AI Peptide Design, Explained
AI peptide design turns a plain-English research goal into novel candidate sequences in under a minute. Here is how it works, what the scores mean, and where it fits in a research workflow.
What is AI peptide design?
AI peptide design uses a language model trained on peptide chemistry to propose new amino-acid sequences that fit a described research goal. Instead of searching a catalogue, you describe what you want to study in plain English and the model generates candidate sequences built for that target.
Velox Design Lab is the first tool of its kind aimed at research-peptide workflows: describe a target, get three novel candidates, each scored and novelty-checked, in under a minute.
From plain English to a scored candidate
You do not need notation or a chemistry background.
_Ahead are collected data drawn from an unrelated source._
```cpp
int wkv_bwd_split_bf16(int, int, int, const void *, const void *, const void *, const void *, const void *, const void *,
                       const void *, const float *, const float *, void *const *, void *const *, void *const *, void *,
                       void *const *, void *const *, int, hipStream_t);
int wkv_bwd_split_f32(int, int, int, const void *, const void *, const void *, const void *, const void *, const void *,
                      const void *, const float *, const float *, void *const *, void *const *, void *const *, void *,
                      void *const *, void *const *, int, hipStream_t);
int chunk_prep_bf16(int, int, int, const void *, const void *, const void *, float *, hipStream_t);
int chunk_prep_f32(int, int, int, const void *, const void *, const void *, float *, hipStream_t);
int chunk_fwd_bf16(int, int, int, const void *, const void *, const void *, const void *, const void *, const void *,
                   const float *, void *, float *, void *, const int *, int, hipStream_t);
int chunk_fwd_f32(int, int, int, const void *, const void *, const void *, const void *, const void *, const void *,
                  const float *, void *, float *, void *, const int *, int, hipStream_t);
int chunk_debug_mma(const float *, const float *, float *, float *, hipStream_t);
int chunk_debug_tr16(const uint16_t *, const int *, uint16_t *, hipStream_t);
int gemv32_bf16(int, int, int, const void *, const void *, const void *, void *, hipStream_t);
int ce_fwd_bwd(long, int, long, void *, const long *, long, float, float *, float, hipStream_t);
int adamw_step(long, float *, const void *, float *, float *, void *, const uint8_t *, const float *, const float *, float, float, float, float,
               float, float, float, hipStream_t);
int lora32_bf16(int, int, int, int, int, const void *, const void *, const void *, const void *, void *, hipStream_t);
int chunk_bseq_bf16(int, int, int, const void *, const void *, const void *, const void *, const void *, const float *, void *,
                    float *, const int *, int, hipStream_t);
int chunk_bseq_state_seq_bf16(int, int, int, const void *, const void *, const void *, const void *, const void *, const float *,
                              void *, float *, const int *, int, const float *, float *, hipStream_t);
int chunk_fwd9_state_seq_bf16(int, int, int, const void *, const void *, const void *, const void *, const void *, const void *,
                              const float *, void *, float *, void *, const int *, int, const float *, float *, hipStream_t);
int gemm_nt4_bf16(int, int, int, const void *, const void *, void *, const void *, int, hipStream_t);
struct MixLoraDesc {
    int nb;
    int r[4], off[4];
    int act[4];
    const void *w1[4];
// ... 393 lines not shown
                                   rwkv7_stream_t stream) {                                                         \
        if (B <= 0 || T <= 0 || H <= 0 || any_null({w, a, b, tinv})) return RWKV7_EINVAL;                           \
        if (T % RWKV7_CHUNK_T != 0) return RWKV7_ECHUNK;                                                            \
        return rwkv7::chunk_prep_##SFX(B, T, H, w, a, b, tinv, (hipStream_t)stream);                                \
    }                                                                                                               \
    int rwkv7_wkv_chunk_fwd_##SFX(int B, int T, int H, const void *w, const void *q, const void *k, const void *v,  \
                                  const void *a, const void *b, const float *tinv, void *y, float *sa, void *hs,   \
                                  rwkv7_stream_t stream) {                                                          \
        if (B <= 0 || T <= 0 || H <= 0 || any_null({w, q, k, v, a, b, tinv, y})) return RWKV7_EINVAL;               \
        if ((sa == nullptr) != (hs == nullptr)) return RWKV7_EINVAL;                                                \
        if (T % RWKV7_CHUNK_T != 0) return RWKV7_ECHUNK;                                                            \
        return rwkv7::chunk_fwd_##SFX(B, T, H, w, q, k, v, a, b, tinv, y, sa, hs, nullptr, 0, (hipStream_t)stream); \
    }                                                                                                               \
    int rwkv7_wkv_chunk_fwd_seq_##SFX(int B, int T, int H, const void *w, const void *q, const void *k, const void *v, \
                                      const void *a, const void *b, const float *tinv, void *y, float *sa, void *hs, \
                                      const int *seq_chunk_off, int nseq, rwkv7_stream_t stream) {                  \
        if (B <= 0 || T <= 0 || H <= 0 || any_null({w, q, k, v, a, b, tinv, y})) return RWKV7_EINVAL;               \
        if ((sa == nullptr) != (hs == nullptr) || (seq_chunk_off != nullptr && nseq <= 0)) return RWKV7_EINVAL;    \
        if (T % RWKV7_CHUNK_T != 0) return RWKV7_ECHUNK;                                                            \
        return rwkv7::chunk_fwd_##SFX(B, T, H, w, q, k, v, a, b, tinv, y, sa, hs, seq_chunk_off, nseq, (hipStream_t)stream); \
    }
CHUNK_DEFINE(bf16)
CHUNK_DEFINE(f32)
int rwkv7_wkv_chunk_bseq_bf16(int B, int T, int H, const void *w, const void *q, const void *a, const void *b, const void *dy,
                              const float *tinv, void *e_vk, float *z, const int *seq_chunk_off, int nseq, rwkv7_stream_t stream) {
    if (B <= 0 || T <= 0 || H <= 0 || any_null({w, q, a, b, dy, (const void *)tinv, (const void *)e_vk})) return RWKV7_EINVAL;
    if (seq_chunk_off != nullptr && nseq <= 0) return RWKV7_EINVAL;
    if (T % 32 != 0) return RWKV7_ECHUNK;
    return rwkv7::chunk_bseq_bf16(B, T, H, w, q, a, b, dy, tinv, e_vk, z, seq_chunk_off, nseq, (hipStream_t)stream);
}
int rwkv7_wkv_chunk_fwd_state_seq_bf16(int B, int T, int H, const void *w, const void *q, const void *k, const void *v,
                                       const void *a, const void *b, const float *tinv, void *y, float *sa, void *hs,
                                       const int *seq_chunk_off, int nseq, const float *h0, float *hT, rwkv7_stream_t stream) {
    if (B <= 0 || T <= 0 || H <= 0 || any_null({w, q, k, v, a, b, (const void *)tinv, y})) return RWKV7_EINVAL;
    if ((sa == nullptr) != (hs == nullptr)) return RWKV7_EINVAL;
    if ((seq_chunk_off == nullptr) != (nseq <= 0)) return RWKV7_EINVAL;
    if (T % 32 != 0) return RWKV7_ECHUNK;
    return rwkv7::chunk_fwd9_state_seq_bf16(B, T, H, w, q, k, v, a, b, tinv, y, sa, hs, seq_chunk_off, nseq, h0, hT, (hipStream_t)stream);
}
int rwkv7_wkv_chunk_bseq_state_seq_bf16(int B, int T, int H, const void *w, const void *q, const void *a, const void *b,
                                        const void *dy, const float *tinv, void *e_vk, float *z, const int *seq_chunk_off, int nseq,
                                        const float *dhT, float *dh0, rwkv7_stream_t stream) {
    if (B <= 0 || T <= 0 || H <= 0 || any_null({w, q, a, b, dy, (const void *)tinv, (const void *)e_vk})) return RWKV7_EINVAL;
    if ((seq_chunk_off == nullptr) != (nseq <= 0)) return RWKV7_EINVAL;
    if (T % 32 != 0) return RWKV7_ECHUNK;
    return rwkv7::chunk_bseq_state_seq_bf16(B, T, H, w, q, a, b, dy, tinv, e_vk, z, seq_chunk_off, nseq, dhT, dh0, (hipStream_t)stream);
// ... 399 lines not shown
```

### rwkvtts_amd/csrc/elementwise.hip

```cpp
#include "ln_row.h"

namespace rwkv7 {

__device__ __forceinline__ float sigmoidf_(float x) { return 1.0f / (1.0f + __expf(-x)); }

template <typename T, int NMIX>
__global__ __launch_bounds__(kEwMaxThreads) void mix_fwd_kernel(int B, int T_, int D, const T *__restrict__ x, const T *__restrict__ x_prev,
                               const T *__restrict__ mask, const T *__restrict__ params, T *__restrict__ out) {
    const int c = threadIdx.x * 8;
    const long rows = (long)B * T_;
    float p[NMIX][8];
#pragma unroll
    for (int i = 0; i < NMIX; i++) V8<T>::ld(params + (long)i * D + c, p[i]);
    const bool has_mask = mask != nullptr;
    const T *const maskq = has_mask ? mask : params;
    for (long row = blockIdx.x; row < rows; row += gridDim.x) {
        const int t = (int)(row % T_);
        const long rp = row > 0 ? row - 1 : 0;
        Raw8<T> qc, qp;
        qc.load(x + row * D + c);
        qp.load(x + rp * D + c);
        const float mc0 = V8<T>::ld1(maskq + (has_mask ? row : 0)), mp0 = V8<T>::ld1(maskq + (has_mask ? rp : 0));
        float xc[8], xp[8];
        qc.get(xc);
        qp.get(xp);
        const float mc = has_mask ? mc0 : 1.f, mp = (has_mask ? mp0 : 1.f) * (t > 0 ? 1.f : 0.f);
#pragma unroll
// ... 93 lines not shown
            for (int i = 0; i < NMIX; i++) {
                float gc[8];
                A.g[i].get(gc);
#pragma unroll
                for (int j = 0; j < 8; j++) {
                    acc[j] = fmaf(gc[j], 1.f - p[i][j], acc[j]);
                    acc[j] = fmaf(gn[i][j], p[i][j], acc[j]);
                    dp[i][j] = fmaf(gc[j], xp[j] - xc[j], dp[i][j]);
                    gn[i][j] = gc[j] * first;
                }
            }
#pragma unroll
            for (int j = 0; j < 8; j++) {
                acc[j] *= m;
                xc[j] = xq[j];
            }
            V8<T>::st(dx + row * D + c, acc);
            A = Bn;
        }
    }
#pragma unroll
    for (int i = 0; i < NMIX; i++) V8<float>::st(dpart + ((long)blockIdx.x * NMIX + i) * D + c, dp[i]);
}

__device__ __forceinline__ float softplus_(float u) { return u > 20.f ? u : log1pf(__expf(u)); }

template <typename T>
__global__ __launch_bounds__(kEwMaxThreads) void tmix_prepare_fwd_kernel(long rows, int D, const T *__restrict__ w_pre, const T *__restrict__ k,
                                        const T *__restrict__ v, const T *__restrict__ a_pre,
                                        const T *__restrict__ v_pre, const T *__restrict__ v_first,
                                        const T *__restrict__ mask, const T *__restrict__ k_k,
                                        const T *__restrict__ k_a, T *__restrict__ w_out, T *__restrict__ k_out,
                                        T *__restrict__ v_out, T *__restrict__ a_out, T *__restrict__ b_out) {
    const int c = threadIdx.x * 8;
    float kk_p[8], ka_p[8];
    V8<T>::ld(k_k + c, kk_p);
    V8<T>::ld(k_a + c, ka_p);
    for (long row = blockIdx.x; row < rows; row += gridDim.x) {
        const long o = row * D + c;
        const float m = mask ? V8<T>::ld1(mask + row) : 1.f;
        float z[8], kx[8], vx[8], ap[8];
        V8<T>::ld(w_pre + o, z);
        V8<T>::ld(k + o, kx);
        V8<T>::ld(v + o, vx);
        V8<T>::ld(a_pre + o, ap);
        float wo[8], ko[8], vo[8], ao[8], bo[8], kkr[8];
        float ss = 0.f;
#pragma unroll
        for (int j = 0; j < 8; j++) {
            wo[j] = (-softplus_(-z[j]) - 0.5f) * m;
            kx[j] *= m;
            vx[j] *= m;
            kkr[j] = kx[j] * kk_p[j];
            ss = fmaf(kkr[j], kkr[j], ss);
        }
        if (v_pre) {
            float vp[8], vf[8];
            V8<T>::ld(v_pre + o, vp);
            V8<T>::ld(v_first + o, vf);
#pragma unroll
            for (int j = 0; j < 8; j++) vx[j] = fmaf(vf[j] - vx[j], sigmoidf_(vp[j]), vx[j]);
        }
        ss = sum8(ss);
        const float inv = m / fmaxf(sqrtf(ss), 1e-12f);
#pragma unroll
        for (int j = 0; j < 8; j++) {
            const float a = sigmoidf_(ap[j]);
            const float kk = kkr[j] * inv;
            ko[j] = kx[j] * fmaf(a - 1.f, ka_p[j], 1.f);
            vo[j] = vx[j] * m;
            ao[j] = -kk;
            bo[j] = kk * a;
        }
        V8<T>::st(w_out + o, wo);
        V8<T>::st(k_out + o, ko);
        V8<T>::st(v_out + o, vo);
        V8<T>::st(a_out + o, ao);
        V8<T>::st(b_out + o, bo);
    }
}

template <typename T>
struct PrepBwdExtra {
    const T *d_w_b, *d_k2_b, *d_k2_c, *d_v2_b, *d_a_b, *d_b_b;
    const T *d_r_a, *d_r_b, *d_r_c;
    T *d_r;
    const T *d_vfirst_in;
    const T *dt, *r, *r_k;
    const float *hscal;
};
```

You type something like "a GLP-1, GIP and glucagon triple agonist optimised for synthesisability", and the tool interprets that into a structured brief, then proposes sequences.
Each candidate is scored on synthesisability, novelty and length-optimisation, and labelled as likely-novel, partially similar, or already-existing. You can read more on what makes a peptide novel.
Where AI design fits in a research workflow
AI design is an idea-generation step. The outputs are computational hypotheses — proposals for in-vitro evaluation, not validated compounds. They give a researcher a structured starting point and a spread of distinct candidates rather than a single guess.
When a research target overlaps a well-characterised compound, it is usually faster to study the known material directly. For metabolic and incretin research, for example, that often means retatrutide; for tissue-repair work, recovery compounds such as BPC-157 and TB-500.
What it is not
AI peptide design does not produce medicines and makes no health, medical or dosing claims. Generated sequences have not been synthesised, tested, or evaluated by any regulator. Everything is supplied strictly for in vitro research by qualified researchers.